EXERCISE REQUIREMENTS – Repeat the stretch of entries below from the line with "int range, grp;" through the line with "pl < 2; ++pl)". Include both ends and add nothing.

---------- RECORDED INFORMATION ----------

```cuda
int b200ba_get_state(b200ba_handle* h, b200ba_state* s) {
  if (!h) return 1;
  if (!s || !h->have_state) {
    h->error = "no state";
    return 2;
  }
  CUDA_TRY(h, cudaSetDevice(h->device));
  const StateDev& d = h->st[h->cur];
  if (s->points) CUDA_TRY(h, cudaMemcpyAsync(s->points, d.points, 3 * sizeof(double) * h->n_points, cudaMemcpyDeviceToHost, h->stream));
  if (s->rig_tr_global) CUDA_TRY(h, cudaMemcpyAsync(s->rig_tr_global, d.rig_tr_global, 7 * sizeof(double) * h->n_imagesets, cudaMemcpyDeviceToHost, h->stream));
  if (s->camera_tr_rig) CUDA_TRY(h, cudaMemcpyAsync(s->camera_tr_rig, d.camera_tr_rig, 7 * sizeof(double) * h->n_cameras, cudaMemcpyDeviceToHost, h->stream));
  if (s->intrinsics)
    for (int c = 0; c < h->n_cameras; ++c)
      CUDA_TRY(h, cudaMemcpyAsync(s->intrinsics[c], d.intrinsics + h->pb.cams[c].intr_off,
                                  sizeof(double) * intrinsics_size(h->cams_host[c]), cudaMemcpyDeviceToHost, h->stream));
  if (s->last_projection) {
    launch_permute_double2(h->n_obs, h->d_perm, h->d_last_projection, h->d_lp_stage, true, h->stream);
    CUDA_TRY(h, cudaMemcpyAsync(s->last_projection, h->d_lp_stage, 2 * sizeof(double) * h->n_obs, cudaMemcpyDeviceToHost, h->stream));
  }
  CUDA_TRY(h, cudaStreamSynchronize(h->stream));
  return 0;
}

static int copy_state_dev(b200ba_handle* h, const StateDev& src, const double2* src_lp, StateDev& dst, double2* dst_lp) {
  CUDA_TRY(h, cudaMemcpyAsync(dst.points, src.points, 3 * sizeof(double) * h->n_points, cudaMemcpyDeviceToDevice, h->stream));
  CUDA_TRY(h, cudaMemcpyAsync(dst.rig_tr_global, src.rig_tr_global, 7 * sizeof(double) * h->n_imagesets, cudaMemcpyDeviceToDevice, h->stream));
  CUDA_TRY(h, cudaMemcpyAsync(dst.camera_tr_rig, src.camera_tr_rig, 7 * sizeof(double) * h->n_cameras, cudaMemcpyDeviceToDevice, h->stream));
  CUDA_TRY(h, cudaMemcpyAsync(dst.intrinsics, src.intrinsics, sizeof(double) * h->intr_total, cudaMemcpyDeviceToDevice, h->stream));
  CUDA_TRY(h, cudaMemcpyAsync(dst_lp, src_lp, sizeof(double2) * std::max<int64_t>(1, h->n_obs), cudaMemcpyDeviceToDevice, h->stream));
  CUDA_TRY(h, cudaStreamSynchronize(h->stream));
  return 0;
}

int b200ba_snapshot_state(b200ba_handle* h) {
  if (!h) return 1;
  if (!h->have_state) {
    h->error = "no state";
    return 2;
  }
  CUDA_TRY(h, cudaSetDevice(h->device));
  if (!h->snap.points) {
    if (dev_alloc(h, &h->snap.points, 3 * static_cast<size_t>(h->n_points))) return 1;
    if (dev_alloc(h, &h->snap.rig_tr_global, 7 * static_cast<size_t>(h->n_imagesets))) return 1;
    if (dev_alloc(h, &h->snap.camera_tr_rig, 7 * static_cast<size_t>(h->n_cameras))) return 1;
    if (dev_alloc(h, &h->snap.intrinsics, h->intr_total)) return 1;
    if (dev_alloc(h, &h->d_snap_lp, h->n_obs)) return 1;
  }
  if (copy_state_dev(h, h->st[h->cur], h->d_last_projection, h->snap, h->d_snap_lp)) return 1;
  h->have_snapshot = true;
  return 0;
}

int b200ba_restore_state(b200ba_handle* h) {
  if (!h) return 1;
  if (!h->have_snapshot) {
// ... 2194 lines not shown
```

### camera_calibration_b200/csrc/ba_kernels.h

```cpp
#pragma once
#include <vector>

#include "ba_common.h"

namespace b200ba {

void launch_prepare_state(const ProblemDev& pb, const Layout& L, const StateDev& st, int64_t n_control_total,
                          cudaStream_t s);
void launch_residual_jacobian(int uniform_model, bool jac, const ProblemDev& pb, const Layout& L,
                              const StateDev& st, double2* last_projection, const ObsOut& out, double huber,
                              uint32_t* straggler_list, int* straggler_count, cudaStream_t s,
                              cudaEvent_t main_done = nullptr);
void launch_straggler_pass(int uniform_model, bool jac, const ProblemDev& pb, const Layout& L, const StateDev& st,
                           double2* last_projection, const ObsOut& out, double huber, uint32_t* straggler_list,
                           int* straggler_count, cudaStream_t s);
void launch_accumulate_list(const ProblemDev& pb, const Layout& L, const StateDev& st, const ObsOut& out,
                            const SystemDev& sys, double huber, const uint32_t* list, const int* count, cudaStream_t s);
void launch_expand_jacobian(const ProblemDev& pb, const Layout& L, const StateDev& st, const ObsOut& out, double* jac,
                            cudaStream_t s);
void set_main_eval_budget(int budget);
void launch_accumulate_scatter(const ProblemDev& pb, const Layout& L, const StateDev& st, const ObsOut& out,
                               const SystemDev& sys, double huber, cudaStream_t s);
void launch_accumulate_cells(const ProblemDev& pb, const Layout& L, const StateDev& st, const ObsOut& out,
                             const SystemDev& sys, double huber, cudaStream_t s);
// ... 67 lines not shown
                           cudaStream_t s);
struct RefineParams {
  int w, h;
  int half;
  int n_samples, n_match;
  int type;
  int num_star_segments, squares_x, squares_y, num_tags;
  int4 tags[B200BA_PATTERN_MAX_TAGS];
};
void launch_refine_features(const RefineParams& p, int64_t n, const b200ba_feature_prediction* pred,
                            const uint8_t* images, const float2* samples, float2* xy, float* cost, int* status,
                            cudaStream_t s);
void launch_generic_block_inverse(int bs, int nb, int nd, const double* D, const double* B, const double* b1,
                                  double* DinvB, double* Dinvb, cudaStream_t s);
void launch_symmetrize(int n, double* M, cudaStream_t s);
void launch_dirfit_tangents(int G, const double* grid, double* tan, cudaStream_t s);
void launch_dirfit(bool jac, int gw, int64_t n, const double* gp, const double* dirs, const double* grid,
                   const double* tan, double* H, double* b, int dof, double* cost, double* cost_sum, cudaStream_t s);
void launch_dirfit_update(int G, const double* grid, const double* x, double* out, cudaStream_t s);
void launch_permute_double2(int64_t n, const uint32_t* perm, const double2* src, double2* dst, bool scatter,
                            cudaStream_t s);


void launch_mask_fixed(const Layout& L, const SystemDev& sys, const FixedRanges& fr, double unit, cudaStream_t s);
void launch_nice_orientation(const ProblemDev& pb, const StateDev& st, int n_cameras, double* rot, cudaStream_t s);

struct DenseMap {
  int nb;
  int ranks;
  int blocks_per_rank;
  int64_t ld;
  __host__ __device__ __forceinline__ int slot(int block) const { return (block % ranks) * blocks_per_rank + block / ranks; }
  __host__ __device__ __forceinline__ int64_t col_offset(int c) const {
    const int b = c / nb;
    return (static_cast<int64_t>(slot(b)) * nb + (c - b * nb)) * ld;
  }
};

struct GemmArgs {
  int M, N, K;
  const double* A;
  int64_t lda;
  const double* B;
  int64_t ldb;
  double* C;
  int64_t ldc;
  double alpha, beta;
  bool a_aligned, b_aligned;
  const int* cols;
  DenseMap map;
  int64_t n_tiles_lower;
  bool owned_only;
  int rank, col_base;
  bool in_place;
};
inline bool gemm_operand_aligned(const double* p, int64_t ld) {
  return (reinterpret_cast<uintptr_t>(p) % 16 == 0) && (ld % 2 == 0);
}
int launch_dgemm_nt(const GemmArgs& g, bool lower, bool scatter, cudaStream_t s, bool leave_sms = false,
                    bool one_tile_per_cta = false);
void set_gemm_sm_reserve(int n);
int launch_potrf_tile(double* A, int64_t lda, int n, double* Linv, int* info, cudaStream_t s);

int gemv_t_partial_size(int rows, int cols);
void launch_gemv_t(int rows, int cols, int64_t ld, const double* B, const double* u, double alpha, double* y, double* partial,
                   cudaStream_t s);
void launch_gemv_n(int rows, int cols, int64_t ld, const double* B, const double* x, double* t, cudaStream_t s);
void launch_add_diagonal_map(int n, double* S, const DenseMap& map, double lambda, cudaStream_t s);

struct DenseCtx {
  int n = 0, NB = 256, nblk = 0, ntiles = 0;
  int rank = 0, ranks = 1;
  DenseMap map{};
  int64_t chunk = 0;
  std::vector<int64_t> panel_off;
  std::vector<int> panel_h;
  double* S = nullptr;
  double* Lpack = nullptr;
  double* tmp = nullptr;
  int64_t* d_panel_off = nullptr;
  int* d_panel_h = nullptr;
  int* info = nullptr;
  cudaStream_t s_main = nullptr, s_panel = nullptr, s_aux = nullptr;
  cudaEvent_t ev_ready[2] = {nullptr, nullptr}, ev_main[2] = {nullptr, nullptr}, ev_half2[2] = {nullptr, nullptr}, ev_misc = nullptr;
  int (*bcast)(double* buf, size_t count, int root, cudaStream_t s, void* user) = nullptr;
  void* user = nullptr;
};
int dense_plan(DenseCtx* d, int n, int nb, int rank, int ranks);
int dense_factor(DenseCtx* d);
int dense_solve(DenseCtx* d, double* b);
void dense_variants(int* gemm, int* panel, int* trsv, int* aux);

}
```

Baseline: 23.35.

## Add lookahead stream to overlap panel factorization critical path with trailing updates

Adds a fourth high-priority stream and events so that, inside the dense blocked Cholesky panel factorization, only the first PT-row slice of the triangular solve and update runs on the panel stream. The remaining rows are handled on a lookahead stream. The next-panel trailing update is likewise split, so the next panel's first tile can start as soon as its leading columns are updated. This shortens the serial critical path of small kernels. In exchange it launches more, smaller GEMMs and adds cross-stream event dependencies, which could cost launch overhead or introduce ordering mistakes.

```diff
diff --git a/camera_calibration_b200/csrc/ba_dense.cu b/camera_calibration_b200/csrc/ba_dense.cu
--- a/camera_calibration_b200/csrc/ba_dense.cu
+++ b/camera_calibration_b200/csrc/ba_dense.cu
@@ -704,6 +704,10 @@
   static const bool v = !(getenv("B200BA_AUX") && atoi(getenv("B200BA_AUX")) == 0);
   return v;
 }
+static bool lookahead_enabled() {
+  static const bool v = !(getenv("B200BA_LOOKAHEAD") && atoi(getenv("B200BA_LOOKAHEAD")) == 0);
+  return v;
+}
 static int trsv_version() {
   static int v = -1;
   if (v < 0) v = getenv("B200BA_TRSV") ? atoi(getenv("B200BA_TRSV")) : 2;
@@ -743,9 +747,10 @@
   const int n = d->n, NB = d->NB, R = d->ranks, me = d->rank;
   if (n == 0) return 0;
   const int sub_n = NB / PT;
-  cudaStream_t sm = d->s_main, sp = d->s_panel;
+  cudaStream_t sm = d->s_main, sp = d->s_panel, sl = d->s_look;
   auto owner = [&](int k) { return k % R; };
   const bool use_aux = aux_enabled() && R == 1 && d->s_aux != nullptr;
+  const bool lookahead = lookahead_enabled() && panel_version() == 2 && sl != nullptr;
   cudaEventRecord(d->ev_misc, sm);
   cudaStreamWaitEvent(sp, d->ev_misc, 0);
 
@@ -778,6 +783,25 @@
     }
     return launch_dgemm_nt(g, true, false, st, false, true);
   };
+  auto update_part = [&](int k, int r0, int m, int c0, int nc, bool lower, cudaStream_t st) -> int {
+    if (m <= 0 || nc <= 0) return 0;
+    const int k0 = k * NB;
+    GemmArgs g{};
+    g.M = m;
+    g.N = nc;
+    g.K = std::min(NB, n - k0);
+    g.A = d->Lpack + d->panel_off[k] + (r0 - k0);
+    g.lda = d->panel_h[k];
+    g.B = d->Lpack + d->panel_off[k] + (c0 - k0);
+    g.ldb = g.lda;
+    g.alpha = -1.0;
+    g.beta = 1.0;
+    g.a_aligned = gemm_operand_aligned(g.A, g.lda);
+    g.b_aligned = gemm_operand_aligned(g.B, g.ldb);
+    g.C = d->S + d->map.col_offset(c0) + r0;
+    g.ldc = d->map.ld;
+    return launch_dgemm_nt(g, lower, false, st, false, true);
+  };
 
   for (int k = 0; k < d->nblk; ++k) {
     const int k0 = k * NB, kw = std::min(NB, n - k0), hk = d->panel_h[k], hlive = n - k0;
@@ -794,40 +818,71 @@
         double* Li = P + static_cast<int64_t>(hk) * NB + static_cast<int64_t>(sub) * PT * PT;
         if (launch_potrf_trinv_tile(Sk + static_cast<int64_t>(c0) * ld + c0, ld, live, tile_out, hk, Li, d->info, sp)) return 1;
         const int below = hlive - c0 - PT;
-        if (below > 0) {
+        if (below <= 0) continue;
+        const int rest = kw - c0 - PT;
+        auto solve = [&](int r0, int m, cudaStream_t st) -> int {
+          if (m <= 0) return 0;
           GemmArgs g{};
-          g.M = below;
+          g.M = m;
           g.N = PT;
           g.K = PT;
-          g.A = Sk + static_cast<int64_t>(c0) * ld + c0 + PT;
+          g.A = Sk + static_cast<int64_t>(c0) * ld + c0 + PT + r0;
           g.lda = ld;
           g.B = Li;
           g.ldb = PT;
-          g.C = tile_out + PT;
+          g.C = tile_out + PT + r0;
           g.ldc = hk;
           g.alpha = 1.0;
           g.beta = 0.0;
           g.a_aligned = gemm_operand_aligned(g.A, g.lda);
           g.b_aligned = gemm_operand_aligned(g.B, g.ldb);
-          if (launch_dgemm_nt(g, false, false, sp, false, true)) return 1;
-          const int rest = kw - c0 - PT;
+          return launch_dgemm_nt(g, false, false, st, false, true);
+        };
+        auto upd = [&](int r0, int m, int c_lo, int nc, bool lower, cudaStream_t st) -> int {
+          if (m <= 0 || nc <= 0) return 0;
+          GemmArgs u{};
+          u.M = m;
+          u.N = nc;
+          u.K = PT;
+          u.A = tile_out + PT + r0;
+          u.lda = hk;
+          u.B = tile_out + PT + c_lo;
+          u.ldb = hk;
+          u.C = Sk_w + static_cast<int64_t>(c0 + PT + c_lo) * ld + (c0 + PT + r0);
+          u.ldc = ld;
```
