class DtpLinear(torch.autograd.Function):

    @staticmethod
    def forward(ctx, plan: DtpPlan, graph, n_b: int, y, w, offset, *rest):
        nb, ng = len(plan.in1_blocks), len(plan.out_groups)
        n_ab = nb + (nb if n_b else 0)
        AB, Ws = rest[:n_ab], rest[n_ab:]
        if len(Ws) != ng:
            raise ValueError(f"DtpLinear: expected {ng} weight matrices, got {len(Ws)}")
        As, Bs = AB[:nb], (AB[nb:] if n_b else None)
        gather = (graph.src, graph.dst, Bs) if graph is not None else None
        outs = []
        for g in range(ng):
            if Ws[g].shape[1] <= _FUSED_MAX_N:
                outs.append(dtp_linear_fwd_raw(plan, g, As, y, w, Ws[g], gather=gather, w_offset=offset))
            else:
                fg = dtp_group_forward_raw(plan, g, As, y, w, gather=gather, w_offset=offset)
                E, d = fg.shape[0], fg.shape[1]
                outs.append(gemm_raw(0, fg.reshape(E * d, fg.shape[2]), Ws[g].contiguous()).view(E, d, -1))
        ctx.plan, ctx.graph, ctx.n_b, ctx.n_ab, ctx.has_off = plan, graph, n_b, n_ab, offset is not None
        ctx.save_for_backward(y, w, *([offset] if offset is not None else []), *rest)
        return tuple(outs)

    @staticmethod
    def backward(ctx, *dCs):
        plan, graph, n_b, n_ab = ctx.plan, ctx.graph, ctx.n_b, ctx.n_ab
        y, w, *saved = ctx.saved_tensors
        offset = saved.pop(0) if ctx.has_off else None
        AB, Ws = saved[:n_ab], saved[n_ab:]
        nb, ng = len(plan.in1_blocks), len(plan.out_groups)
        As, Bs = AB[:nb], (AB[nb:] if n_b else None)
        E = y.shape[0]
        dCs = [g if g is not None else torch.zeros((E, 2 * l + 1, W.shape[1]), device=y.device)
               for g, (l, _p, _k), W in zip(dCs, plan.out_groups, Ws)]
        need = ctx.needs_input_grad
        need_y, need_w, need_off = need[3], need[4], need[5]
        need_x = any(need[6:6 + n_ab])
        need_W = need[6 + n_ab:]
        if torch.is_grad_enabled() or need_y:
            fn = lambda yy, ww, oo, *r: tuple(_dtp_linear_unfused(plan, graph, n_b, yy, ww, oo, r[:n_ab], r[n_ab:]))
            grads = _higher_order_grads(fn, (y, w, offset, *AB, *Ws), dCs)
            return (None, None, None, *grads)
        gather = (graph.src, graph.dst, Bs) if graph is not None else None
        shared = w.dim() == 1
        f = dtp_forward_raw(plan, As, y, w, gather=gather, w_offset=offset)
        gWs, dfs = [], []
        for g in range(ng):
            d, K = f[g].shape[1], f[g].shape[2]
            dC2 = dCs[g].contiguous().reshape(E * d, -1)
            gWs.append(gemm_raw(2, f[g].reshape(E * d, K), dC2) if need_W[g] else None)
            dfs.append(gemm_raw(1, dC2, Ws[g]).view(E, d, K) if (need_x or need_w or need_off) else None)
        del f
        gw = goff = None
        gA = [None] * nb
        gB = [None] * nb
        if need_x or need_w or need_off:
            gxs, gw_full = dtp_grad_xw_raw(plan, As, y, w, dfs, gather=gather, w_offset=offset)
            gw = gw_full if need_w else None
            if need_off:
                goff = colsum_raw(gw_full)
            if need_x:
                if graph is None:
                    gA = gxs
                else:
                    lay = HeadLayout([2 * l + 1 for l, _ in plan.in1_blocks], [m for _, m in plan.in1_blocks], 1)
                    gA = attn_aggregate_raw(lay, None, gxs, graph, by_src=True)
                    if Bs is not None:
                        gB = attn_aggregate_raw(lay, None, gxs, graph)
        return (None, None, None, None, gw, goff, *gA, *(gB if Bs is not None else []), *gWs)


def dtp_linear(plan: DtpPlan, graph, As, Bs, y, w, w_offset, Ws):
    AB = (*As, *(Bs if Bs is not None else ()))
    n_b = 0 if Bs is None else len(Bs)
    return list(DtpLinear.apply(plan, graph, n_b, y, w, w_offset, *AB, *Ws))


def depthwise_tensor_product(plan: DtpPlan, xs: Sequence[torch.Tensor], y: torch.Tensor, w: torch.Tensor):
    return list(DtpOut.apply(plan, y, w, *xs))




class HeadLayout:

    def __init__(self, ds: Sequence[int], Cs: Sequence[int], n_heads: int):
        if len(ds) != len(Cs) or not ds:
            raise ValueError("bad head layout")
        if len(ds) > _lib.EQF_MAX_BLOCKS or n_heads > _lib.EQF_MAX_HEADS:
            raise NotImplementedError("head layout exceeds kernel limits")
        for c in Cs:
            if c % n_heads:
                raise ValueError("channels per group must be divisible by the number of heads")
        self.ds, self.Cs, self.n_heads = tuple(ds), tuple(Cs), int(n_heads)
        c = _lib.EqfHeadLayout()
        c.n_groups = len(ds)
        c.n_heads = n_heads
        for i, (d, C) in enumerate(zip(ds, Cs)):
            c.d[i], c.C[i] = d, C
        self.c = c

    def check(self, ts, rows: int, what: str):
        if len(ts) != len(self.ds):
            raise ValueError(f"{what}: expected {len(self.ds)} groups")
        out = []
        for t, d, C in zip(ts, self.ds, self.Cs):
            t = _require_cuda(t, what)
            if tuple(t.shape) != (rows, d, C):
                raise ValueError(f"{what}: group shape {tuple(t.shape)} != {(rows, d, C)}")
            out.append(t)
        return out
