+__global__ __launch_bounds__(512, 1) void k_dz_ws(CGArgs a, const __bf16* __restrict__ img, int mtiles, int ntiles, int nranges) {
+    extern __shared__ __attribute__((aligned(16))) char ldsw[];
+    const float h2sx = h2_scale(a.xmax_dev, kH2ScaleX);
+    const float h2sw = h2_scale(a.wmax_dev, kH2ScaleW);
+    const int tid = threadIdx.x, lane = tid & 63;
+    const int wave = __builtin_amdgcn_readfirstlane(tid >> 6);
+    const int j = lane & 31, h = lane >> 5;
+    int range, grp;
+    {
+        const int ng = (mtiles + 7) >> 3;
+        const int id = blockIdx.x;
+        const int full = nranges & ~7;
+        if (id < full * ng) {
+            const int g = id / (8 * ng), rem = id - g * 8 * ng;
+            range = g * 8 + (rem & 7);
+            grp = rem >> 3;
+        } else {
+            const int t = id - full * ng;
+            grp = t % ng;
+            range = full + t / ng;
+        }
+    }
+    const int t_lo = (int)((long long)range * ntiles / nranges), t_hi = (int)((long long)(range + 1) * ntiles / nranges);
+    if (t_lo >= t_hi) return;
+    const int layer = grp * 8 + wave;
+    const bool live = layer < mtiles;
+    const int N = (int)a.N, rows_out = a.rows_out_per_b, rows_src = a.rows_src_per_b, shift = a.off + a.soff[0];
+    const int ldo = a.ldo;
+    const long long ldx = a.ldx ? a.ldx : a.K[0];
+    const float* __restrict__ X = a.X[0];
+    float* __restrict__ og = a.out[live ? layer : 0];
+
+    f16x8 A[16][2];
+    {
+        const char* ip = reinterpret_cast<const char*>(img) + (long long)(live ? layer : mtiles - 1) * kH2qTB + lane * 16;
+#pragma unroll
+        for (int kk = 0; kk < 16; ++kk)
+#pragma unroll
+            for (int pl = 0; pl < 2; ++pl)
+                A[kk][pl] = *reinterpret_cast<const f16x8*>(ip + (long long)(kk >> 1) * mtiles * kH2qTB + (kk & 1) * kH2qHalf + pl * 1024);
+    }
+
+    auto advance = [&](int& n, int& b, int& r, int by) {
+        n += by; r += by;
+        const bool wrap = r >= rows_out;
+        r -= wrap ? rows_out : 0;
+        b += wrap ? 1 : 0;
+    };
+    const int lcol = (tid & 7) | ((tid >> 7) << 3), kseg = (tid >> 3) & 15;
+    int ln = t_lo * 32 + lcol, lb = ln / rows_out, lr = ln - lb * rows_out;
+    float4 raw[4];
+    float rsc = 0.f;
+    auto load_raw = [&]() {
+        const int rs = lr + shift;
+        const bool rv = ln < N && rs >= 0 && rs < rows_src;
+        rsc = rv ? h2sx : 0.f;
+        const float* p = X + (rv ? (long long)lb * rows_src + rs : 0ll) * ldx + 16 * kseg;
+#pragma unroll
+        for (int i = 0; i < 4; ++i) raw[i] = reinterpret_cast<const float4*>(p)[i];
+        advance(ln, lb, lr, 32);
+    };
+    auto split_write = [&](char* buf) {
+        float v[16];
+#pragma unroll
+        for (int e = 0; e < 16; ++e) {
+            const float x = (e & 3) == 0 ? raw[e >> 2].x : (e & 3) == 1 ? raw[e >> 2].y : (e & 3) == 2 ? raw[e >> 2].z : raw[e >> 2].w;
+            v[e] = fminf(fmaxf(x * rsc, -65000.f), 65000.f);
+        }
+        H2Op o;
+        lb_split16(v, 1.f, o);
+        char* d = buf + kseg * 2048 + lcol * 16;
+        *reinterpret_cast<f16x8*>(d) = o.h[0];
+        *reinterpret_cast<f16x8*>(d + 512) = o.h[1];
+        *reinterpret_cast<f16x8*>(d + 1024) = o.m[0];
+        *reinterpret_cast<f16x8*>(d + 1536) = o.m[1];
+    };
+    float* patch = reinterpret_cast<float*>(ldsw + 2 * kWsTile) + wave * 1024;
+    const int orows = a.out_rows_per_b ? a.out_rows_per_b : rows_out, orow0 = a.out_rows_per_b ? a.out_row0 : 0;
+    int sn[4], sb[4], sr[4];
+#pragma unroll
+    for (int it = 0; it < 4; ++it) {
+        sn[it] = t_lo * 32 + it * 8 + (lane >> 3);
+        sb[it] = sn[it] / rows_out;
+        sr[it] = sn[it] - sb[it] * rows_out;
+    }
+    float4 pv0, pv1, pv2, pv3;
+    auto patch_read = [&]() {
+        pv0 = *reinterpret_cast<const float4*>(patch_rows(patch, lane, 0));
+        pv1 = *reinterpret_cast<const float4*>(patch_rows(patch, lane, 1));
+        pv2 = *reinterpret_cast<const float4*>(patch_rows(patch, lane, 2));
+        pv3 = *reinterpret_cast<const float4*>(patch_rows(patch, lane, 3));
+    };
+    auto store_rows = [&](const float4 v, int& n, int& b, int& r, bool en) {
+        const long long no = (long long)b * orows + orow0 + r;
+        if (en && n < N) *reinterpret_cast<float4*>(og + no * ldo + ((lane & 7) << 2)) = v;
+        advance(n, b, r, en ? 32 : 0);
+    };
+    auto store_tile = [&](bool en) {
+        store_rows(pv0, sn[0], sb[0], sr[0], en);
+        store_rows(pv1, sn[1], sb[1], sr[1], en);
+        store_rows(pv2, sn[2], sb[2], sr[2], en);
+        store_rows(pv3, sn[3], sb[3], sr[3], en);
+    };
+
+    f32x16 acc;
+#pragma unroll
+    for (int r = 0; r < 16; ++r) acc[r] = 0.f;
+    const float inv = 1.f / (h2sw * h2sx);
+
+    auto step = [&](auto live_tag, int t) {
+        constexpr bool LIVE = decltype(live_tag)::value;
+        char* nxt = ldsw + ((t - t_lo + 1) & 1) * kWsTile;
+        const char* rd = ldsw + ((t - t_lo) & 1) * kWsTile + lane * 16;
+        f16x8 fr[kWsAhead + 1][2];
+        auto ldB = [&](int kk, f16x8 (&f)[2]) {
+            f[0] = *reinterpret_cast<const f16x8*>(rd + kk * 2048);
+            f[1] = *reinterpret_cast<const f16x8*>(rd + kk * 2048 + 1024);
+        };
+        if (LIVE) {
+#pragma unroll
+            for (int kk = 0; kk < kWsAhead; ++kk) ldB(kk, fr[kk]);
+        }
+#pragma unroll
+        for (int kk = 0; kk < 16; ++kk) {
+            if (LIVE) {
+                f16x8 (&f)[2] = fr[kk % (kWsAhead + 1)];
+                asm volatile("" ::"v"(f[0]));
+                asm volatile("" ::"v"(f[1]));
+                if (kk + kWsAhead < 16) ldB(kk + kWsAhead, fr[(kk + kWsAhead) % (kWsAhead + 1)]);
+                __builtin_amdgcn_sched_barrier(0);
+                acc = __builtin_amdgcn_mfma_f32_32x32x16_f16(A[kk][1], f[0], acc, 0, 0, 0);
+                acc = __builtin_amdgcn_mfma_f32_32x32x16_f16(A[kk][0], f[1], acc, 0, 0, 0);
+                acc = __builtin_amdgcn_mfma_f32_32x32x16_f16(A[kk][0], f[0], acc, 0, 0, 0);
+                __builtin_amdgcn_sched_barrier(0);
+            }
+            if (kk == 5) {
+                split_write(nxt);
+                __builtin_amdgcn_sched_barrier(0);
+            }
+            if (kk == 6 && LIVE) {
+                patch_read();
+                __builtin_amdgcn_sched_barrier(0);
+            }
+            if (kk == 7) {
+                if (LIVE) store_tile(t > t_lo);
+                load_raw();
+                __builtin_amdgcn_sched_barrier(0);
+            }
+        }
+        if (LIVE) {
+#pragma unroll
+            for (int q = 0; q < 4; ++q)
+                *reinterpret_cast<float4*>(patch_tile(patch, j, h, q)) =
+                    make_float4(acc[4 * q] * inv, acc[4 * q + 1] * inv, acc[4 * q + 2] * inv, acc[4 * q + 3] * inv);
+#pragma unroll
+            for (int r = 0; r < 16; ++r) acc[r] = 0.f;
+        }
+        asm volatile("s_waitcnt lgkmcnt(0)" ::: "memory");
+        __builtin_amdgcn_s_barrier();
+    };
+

----------

EXERCISE ANSWER –
+    int range, grp;
+    {
+        const int ng = (mtiles + 7) >> 3;
+        const int id = blockIdx.x;
+        const int full = nranges & ~7;
+        if (id < full * ng) {
+            const int g = id / (8 * ng), rem = id - g * 8 * ng;
+            range = g * 8 + (rem & 7);
+            grp = rem >> 3;
+        } else {
+            const int t = id - full * ng;
+            grp = t % ng;
+            range = full + t / ng;
+        }
+    }
+    const int t_lo = (int)((long long)range * ntiles / nranges), t_hi = (int)((long long)(range + 1) * ntiles / nranges);
+    if (t_lo >= t_hi) return;
+    const int layer = grp * 8 + wave;
+    const bool live = layer < mtiles;
+    const int N = (int)a.N, rows_out = a.rows_out_per_b, rows_src = a.rows_src_per_b, shift = a.off + a.soff[0];
+    const int ldo = a.ldo;
+    const long long ldx = a.ldx ? a.ldx : a.K[0];
+    const float* __restrict__ X = a.X[0];
+    float* __restrict__ og = a.out[live ? layer : 0];
+
+    f16x8 A[16][2];
+    {
+        const char* ip = reinterpret_cast<const char*>(img) + (long long)(live ? layer : mtiles - 1) * kH2qTB + lane * 16;
+#pragma unroll
+        for (int kk = 0; kk < 16; ++kk)
+#pragma unroll
+            for (int pl = 0; pl < 2; ++pl)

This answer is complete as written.